WHAT YOU HAVE TO DO -> For the material below, return exactly the lines starting at the one holding "float scale, int" and ending at the one holding "red = dzs + TM;", counting both as part of the range.

LISTED RECORDS ->
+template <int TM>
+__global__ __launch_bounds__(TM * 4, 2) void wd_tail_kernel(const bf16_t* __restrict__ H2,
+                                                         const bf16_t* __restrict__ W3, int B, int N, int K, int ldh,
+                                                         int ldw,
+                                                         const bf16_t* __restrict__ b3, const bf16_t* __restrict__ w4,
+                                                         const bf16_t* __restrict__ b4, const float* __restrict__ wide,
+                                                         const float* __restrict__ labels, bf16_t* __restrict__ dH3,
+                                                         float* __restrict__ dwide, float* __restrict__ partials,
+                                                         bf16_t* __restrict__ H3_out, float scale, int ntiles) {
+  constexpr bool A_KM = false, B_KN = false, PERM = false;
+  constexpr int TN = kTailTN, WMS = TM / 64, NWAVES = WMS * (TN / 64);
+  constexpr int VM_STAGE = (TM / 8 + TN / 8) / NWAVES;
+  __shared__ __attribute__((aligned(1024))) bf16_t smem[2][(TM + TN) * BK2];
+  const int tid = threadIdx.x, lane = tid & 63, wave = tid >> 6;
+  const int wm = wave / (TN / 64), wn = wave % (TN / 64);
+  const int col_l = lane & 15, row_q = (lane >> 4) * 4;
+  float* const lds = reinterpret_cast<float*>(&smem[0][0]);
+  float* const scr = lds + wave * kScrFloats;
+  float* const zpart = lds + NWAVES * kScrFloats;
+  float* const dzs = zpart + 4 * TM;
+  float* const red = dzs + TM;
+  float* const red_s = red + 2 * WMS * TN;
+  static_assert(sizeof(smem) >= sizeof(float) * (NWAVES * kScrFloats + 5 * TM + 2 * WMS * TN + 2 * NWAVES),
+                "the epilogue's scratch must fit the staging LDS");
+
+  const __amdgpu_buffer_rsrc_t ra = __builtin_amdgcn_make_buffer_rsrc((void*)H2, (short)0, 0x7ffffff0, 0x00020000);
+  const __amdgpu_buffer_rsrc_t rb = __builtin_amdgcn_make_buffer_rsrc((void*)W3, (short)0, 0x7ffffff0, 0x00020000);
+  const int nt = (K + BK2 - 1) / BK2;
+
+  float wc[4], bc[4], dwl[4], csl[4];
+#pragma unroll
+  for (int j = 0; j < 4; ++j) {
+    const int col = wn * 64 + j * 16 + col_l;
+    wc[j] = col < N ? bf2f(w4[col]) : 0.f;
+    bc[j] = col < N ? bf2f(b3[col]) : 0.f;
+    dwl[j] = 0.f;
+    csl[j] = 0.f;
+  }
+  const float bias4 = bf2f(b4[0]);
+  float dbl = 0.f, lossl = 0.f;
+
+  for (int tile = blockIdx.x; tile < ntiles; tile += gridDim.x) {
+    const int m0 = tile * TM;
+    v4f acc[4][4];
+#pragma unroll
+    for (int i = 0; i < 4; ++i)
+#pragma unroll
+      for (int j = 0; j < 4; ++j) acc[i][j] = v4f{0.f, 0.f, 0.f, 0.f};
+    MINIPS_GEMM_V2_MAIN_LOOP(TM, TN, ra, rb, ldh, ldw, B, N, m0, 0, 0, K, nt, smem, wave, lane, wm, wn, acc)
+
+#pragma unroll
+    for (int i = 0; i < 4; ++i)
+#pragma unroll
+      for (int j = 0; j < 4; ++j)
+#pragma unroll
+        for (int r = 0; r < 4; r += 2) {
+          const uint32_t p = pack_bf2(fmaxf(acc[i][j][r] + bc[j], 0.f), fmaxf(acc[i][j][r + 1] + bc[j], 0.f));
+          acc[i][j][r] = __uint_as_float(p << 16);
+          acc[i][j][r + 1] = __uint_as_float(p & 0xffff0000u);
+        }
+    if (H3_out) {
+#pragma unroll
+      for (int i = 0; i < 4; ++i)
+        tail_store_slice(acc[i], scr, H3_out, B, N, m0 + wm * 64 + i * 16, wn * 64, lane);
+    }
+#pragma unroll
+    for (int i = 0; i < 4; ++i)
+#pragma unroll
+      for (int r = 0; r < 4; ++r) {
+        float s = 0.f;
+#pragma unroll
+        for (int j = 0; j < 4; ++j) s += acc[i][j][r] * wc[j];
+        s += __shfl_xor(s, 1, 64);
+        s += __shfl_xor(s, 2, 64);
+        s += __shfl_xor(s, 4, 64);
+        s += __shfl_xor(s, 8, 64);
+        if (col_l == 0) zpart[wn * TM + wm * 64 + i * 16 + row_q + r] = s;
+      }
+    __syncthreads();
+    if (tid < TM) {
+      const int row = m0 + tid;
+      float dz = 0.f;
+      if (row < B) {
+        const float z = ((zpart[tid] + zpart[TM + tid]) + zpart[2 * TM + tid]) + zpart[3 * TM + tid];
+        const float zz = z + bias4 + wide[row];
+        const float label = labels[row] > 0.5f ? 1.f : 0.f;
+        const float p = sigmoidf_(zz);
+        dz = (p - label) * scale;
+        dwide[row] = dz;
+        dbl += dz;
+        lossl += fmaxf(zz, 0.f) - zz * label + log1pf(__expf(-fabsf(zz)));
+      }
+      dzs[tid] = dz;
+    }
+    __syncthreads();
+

EXERCISE OUTPUT ->
+                                                         bf16_t* __restrict__ H3_out, float scale, int ntiles) {
+  constexpr bool A_KM = false, B_KN = false, PERM = false;
+  constexpr int TN = kTailTN, WMS = TM / 64, NWAVES = WMS * (TN / 64);
+  constexpr int VM_STAGE = (TM / 8 + TN / 8) / NWAVES;
+  __shared__ __attribute__((aligned(1024))) bf16_t smem[2][(TM + TN) * BK2];
+  const int tid = threadIdx.x, lane = tid & 63, wave = tid >> 6;
+  const int wm = wave / (TN / 64), wn = wave % (TN / 64);
+  const int col_l = lane & 15, row_q = (lane >> 4) * 4;
+  float* const lds = reinterpret_cast<float*>(&smem[0][0]);
+  float* const scr = lds + wave * kScrFloats;
+  float* const zpart = lds + NWAVES * kScrFloats;
+  float* const dzs = zpart + 4 * TM;
+  float* const red = dzs + TM;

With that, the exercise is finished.